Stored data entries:

------------------------------

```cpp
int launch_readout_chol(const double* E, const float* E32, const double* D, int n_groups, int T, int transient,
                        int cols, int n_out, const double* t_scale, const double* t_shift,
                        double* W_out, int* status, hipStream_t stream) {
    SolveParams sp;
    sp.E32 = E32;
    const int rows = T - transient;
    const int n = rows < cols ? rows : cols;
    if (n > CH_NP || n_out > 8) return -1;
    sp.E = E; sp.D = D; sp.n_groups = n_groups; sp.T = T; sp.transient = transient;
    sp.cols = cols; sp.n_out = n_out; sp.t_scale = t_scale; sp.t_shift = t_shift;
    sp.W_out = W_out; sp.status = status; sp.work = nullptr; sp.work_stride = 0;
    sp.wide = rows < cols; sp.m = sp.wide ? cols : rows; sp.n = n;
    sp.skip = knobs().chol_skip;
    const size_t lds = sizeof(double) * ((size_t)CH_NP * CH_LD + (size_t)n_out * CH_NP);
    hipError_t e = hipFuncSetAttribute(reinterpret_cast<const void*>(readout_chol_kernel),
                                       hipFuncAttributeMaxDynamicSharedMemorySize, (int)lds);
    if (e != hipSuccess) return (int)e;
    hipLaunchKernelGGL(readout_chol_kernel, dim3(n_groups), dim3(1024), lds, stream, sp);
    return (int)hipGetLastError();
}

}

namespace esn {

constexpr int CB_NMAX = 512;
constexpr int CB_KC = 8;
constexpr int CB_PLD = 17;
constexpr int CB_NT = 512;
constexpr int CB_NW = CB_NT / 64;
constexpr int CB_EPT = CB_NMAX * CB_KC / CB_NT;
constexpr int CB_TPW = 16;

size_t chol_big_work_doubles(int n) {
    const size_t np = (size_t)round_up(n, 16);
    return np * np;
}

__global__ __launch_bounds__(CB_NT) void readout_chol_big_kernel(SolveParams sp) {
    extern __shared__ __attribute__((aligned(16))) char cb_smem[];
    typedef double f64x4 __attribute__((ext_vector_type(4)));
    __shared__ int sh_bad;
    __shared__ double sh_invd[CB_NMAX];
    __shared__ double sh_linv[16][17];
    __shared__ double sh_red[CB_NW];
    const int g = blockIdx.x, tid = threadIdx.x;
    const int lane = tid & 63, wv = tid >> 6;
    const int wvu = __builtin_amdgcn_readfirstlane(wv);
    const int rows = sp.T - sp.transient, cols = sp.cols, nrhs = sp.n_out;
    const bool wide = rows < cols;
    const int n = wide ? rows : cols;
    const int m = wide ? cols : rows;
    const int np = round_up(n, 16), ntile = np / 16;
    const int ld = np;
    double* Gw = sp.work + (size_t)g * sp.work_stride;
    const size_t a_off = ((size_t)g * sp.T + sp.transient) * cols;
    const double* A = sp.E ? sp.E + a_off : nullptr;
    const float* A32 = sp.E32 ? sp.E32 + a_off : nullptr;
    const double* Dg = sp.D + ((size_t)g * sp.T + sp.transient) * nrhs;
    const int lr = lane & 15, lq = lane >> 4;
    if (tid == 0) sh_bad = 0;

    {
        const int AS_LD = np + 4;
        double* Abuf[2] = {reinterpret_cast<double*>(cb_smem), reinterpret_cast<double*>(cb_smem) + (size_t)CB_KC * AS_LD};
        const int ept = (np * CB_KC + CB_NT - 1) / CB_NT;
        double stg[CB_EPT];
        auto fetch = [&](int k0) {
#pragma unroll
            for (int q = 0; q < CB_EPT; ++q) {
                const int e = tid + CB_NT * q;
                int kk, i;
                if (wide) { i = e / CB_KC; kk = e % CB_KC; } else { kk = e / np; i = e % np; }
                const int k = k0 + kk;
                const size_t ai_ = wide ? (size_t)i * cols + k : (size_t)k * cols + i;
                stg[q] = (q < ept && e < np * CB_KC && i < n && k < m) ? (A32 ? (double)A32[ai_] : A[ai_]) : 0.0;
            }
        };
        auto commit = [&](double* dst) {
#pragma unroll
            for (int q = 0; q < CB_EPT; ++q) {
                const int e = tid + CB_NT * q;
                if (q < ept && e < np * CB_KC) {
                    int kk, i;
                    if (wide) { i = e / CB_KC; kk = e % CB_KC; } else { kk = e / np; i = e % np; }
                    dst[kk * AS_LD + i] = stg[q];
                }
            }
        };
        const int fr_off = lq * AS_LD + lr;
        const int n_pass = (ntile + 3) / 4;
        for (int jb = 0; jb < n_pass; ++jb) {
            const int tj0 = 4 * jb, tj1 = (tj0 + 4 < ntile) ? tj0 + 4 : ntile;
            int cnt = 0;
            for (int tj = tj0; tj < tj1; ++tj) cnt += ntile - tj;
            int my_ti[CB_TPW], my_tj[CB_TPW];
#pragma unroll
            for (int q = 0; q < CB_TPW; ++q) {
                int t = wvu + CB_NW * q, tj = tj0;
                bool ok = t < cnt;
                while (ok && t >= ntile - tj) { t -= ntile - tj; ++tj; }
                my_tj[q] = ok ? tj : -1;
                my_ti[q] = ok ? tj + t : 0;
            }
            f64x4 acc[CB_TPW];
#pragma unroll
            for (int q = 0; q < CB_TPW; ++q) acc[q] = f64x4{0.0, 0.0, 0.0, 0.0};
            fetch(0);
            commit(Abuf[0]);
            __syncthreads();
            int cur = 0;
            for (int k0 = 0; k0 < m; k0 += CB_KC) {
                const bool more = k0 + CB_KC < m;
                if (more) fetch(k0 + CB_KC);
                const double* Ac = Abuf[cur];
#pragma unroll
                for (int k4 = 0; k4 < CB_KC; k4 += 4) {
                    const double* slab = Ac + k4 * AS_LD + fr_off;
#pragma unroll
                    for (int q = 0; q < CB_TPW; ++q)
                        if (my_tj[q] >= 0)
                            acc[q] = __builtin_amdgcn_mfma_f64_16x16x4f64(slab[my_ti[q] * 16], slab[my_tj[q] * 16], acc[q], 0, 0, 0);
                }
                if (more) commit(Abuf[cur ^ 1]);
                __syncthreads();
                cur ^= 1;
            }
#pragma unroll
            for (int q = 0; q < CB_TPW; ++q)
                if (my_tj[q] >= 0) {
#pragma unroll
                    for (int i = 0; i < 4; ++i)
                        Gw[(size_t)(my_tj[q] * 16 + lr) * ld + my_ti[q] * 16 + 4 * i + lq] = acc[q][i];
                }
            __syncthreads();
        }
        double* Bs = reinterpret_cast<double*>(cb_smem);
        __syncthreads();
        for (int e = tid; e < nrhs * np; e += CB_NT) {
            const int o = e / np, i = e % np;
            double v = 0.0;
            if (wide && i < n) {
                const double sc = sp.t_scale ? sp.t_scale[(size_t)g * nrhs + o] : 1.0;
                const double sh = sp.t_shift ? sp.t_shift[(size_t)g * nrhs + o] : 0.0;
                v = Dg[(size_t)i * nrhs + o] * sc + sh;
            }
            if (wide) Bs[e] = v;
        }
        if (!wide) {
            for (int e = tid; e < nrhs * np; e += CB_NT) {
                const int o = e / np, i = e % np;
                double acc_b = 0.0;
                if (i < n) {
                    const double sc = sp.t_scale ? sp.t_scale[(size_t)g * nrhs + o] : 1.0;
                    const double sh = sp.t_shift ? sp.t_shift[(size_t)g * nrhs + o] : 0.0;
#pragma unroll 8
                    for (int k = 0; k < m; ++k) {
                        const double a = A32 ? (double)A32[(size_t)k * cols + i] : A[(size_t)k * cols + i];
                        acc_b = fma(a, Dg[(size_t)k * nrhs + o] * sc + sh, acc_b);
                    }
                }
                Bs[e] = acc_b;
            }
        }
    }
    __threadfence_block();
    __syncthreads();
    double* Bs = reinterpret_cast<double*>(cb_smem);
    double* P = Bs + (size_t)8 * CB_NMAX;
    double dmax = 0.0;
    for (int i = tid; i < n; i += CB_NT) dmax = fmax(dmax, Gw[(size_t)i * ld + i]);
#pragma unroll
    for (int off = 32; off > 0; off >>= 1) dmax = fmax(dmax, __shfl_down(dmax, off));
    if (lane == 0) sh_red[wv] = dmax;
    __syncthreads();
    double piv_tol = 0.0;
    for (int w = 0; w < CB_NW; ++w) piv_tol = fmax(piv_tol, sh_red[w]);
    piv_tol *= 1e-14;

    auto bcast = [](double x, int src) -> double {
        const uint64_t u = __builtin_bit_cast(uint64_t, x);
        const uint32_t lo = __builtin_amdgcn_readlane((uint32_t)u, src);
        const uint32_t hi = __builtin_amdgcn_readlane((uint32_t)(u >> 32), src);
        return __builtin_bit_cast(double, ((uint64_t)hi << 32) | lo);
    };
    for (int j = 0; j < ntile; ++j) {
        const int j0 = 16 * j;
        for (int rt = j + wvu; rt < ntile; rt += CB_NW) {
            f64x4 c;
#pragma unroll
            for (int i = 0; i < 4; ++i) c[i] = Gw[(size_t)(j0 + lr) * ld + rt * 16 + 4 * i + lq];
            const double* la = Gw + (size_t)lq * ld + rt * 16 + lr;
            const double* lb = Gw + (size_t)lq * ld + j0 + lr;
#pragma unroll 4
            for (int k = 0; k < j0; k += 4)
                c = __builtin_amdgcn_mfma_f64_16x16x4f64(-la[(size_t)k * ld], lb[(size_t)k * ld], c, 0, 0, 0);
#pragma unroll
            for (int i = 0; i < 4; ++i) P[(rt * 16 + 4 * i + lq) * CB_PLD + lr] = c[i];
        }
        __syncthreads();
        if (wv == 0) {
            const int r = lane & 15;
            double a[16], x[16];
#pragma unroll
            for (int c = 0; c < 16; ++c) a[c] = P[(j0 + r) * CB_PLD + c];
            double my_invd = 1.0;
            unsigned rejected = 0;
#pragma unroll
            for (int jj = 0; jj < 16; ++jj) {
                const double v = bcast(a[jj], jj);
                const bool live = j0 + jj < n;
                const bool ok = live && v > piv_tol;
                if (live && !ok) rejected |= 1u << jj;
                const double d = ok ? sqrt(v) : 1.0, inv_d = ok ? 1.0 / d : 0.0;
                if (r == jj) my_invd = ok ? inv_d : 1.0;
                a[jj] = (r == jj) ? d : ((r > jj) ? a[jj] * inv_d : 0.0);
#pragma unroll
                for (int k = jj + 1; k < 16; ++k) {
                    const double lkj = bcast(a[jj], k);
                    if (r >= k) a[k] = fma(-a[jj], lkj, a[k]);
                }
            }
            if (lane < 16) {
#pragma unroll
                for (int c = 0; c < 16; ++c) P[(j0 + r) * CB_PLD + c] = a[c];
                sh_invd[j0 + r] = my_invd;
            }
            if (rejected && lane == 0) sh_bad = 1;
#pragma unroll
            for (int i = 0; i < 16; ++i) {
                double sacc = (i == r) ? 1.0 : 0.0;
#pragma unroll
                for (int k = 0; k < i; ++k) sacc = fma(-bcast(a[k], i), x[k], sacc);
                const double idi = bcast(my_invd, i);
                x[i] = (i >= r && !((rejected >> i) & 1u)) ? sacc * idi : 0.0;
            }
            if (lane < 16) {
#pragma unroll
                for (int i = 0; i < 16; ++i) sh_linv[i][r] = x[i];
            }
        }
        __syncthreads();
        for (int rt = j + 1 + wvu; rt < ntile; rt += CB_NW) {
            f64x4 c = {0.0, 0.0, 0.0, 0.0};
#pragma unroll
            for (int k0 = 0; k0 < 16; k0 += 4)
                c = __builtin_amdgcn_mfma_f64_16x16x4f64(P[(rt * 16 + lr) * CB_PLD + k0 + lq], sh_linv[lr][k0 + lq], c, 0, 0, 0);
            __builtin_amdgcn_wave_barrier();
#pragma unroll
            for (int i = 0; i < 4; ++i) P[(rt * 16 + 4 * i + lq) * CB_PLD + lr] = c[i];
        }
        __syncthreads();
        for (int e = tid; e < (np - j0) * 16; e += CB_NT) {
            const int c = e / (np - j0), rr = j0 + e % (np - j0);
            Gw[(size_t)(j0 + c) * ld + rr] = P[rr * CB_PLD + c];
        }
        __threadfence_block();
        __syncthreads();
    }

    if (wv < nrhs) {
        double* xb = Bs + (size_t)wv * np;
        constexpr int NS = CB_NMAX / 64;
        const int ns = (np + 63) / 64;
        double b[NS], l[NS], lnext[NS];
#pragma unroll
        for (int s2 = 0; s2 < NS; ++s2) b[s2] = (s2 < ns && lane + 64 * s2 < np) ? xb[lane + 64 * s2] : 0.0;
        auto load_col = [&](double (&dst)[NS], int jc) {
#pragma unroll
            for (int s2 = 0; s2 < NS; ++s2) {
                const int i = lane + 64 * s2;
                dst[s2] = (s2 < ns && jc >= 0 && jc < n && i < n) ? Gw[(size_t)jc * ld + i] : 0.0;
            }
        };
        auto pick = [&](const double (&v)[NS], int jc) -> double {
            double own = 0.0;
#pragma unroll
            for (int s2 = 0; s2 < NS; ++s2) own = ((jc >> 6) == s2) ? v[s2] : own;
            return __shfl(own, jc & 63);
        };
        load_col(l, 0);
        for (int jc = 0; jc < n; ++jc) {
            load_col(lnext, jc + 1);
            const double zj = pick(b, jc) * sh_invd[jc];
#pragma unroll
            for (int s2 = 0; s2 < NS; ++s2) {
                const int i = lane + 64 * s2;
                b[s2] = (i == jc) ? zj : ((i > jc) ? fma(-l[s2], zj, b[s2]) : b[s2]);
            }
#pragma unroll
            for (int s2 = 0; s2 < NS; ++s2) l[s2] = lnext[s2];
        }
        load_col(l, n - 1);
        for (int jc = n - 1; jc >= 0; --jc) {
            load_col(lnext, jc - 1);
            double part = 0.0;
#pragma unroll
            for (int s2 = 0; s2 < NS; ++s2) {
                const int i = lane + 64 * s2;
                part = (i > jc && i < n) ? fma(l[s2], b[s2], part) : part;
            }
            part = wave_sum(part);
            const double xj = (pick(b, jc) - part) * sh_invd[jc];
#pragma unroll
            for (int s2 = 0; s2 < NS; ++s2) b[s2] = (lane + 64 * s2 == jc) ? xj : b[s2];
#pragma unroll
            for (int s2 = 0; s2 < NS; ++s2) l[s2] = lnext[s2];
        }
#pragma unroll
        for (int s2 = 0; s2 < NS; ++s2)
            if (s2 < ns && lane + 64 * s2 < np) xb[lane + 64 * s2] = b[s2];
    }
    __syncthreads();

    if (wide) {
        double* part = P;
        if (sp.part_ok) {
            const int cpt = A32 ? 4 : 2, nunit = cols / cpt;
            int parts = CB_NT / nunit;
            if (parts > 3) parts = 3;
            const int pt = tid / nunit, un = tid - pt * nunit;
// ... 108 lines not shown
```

------------------------------

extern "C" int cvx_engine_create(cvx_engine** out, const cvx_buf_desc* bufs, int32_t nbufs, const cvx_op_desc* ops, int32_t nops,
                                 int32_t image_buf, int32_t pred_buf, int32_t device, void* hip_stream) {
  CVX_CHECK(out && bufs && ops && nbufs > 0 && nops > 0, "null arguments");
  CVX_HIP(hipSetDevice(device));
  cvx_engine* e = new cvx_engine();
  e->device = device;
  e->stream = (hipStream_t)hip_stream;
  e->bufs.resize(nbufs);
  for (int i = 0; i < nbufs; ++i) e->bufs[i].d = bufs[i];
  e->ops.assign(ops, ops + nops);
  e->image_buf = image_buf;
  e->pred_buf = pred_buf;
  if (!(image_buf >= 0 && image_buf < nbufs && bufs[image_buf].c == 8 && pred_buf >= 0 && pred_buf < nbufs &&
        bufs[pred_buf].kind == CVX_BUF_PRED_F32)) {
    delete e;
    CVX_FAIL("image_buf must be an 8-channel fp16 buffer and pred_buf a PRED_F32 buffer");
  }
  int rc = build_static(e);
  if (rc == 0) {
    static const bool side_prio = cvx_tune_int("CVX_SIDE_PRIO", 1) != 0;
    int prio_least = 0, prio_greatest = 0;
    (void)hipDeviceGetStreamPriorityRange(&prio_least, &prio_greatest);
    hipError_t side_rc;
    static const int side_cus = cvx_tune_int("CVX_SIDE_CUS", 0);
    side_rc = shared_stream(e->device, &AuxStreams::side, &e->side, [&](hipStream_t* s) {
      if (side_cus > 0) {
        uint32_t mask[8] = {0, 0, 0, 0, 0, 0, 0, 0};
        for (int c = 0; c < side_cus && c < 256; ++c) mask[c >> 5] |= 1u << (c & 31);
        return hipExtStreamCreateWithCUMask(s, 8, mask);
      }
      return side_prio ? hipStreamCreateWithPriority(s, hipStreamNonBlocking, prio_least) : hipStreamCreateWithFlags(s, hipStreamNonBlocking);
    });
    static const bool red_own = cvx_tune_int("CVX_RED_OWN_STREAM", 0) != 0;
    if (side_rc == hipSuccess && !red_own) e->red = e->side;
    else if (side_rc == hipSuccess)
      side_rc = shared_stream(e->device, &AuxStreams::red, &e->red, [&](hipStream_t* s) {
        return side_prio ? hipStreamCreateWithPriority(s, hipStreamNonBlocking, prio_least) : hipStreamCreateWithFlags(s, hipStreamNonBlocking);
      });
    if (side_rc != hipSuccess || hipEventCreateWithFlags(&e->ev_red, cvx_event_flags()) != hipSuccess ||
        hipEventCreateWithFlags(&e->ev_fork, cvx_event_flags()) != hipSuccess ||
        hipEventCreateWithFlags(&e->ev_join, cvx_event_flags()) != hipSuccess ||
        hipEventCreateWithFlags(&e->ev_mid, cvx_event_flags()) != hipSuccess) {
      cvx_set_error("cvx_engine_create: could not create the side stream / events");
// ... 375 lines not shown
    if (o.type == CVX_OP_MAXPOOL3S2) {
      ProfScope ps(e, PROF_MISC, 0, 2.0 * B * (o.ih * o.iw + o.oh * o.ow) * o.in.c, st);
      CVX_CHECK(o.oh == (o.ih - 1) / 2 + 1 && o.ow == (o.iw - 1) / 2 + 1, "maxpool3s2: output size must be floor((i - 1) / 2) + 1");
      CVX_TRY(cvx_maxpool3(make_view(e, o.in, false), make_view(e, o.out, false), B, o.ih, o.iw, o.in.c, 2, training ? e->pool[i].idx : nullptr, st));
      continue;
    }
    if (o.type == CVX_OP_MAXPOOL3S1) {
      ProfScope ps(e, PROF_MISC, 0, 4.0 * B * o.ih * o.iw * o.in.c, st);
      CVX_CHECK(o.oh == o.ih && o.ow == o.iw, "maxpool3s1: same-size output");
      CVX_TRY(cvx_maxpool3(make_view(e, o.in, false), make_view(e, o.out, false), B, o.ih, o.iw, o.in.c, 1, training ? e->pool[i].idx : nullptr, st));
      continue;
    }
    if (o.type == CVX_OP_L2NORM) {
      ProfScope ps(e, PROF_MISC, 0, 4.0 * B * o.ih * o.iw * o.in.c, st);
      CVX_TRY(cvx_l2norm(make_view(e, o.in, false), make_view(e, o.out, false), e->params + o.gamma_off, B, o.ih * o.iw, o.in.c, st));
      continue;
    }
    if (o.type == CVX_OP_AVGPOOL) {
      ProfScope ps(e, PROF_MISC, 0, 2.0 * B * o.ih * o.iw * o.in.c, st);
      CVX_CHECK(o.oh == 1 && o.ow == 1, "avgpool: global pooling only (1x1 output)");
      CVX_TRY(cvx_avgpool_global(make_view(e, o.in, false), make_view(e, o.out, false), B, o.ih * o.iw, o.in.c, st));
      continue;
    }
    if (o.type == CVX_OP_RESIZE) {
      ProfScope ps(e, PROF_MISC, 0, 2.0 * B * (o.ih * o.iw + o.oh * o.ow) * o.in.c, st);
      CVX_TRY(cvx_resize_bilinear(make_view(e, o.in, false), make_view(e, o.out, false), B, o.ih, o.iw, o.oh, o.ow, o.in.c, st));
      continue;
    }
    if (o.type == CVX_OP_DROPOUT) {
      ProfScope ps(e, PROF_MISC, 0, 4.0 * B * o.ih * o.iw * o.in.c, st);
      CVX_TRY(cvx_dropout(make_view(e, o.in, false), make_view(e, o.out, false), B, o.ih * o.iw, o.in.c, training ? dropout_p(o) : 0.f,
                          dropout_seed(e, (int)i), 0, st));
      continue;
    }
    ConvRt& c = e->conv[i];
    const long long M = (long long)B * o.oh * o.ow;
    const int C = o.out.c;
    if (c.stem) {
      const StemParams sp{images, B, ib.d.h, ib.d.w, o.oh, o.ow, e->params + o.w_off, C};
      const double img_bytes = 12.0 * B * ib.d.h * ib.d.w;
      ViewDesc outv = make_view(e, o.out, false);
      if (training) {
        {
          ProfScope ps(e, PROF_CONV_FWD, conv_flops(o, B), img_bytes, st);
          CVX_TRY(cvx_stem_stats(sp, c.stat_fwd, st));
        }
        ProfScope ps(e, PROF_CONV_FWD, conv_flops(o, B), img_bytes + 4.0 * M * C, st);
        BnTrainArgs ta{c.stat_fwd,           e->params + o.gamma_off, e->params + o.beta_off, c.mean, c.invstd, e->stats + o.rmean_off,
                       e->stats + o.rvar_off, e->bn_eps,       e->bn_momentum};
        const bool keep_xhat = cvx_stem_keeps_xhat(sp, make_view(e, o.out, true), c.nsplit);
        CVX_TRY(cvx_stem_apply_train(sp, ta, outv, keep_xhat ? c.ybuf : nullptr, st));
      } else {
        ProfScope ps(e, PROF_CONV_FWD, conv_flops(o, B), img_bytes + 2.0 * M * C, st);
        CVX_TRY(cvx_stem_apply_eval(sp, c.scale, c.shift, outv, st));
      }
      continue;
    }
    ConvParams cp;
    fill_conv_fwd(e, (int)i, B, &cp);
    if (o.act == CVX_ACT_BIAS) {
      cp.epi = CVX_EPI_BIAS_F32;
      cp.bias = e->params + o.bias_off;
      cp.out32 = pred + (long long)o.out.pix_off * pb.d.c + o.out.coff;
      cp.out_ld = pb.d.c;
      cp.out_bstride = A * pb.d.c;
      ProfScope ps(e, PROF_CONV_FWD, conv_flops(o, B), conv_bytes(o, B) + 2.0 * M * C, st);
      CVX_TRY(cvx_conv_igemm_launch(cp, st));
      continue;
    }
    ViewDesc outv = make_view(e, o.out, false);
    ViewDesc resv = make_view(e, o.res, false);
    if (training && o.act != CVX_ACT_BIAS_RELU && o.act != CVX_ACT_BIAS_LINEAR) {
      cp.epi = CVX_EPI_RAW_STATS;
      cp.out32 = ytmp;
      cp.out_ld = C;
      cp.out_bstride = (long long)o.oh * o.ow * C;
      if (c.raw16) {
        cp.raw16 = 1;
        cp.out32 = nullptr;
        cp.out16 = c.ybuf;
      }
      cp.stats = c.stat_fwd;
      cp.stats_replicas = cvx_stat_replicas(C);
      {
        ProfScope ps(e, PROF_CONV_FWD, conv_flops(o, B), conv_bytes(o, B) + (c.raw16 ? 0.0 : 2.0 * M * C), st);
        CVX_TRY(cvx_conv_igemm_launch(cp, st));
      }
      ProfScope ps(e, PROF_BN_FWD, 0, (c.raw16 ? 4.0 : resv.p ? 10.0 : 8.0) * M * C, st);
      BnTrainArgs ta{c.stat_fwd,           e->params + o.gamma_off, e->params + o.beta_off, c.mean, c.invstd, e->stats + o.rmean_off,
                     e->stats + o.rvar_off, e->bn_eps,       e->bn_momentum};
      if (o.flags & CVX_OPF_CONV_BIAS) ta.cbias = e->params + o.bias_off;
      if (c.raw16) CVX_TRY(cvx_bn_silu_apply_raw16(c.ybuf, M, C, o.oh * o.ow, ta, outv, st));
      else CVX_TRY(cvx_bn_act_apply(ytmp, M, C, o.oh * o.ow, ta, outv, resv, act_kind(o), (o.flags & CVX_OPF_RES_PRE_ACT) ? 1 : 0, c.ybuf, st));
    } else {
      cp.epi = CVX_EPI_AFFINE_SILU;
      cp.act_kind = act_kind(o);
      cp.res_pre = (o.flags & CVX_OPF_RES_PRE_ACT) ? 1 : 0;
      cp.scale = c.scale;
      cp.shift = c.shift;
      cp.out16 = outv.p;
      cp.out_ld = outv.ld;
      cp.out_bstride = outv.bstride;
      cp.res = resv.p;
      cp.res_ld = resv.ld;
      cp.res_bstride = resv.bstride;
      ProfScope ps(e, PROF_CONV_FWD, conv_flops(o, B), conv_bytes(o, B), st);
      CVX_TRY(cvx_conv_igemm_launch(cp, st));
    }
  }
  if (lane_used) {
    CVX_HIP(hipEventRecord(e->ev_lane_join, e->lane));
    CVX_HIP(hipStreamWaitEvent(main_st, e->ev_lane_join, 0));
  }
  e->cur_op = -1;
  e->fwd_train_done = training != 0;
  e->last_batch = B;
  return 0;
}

------------------------------

## WHAT YOU HAVE TO DO
The lines to return are those in the records above that hold the word "else".

## RESPONSE BELOW
                if (wide) { i = e / CB_KC; kk = e % CB_KC; } else { kk = e / np; i = e % np; }
                    if (wide) { i = e / CB_KC; kk = e % CB_KC; } else { kk = e / np; i = e % np; }
    else if (side_rc == hipSuccess)
      } else {
      else CVX_TRY(cvx_bn_act_apply(ytmp, M, C, o.oh * o.ow, ta, outv, resv, act_kind(o), (o.flags & CVX_OPF_RES_PRE_ACT) ? 1 : 0, c.ybuf, st));
    } else {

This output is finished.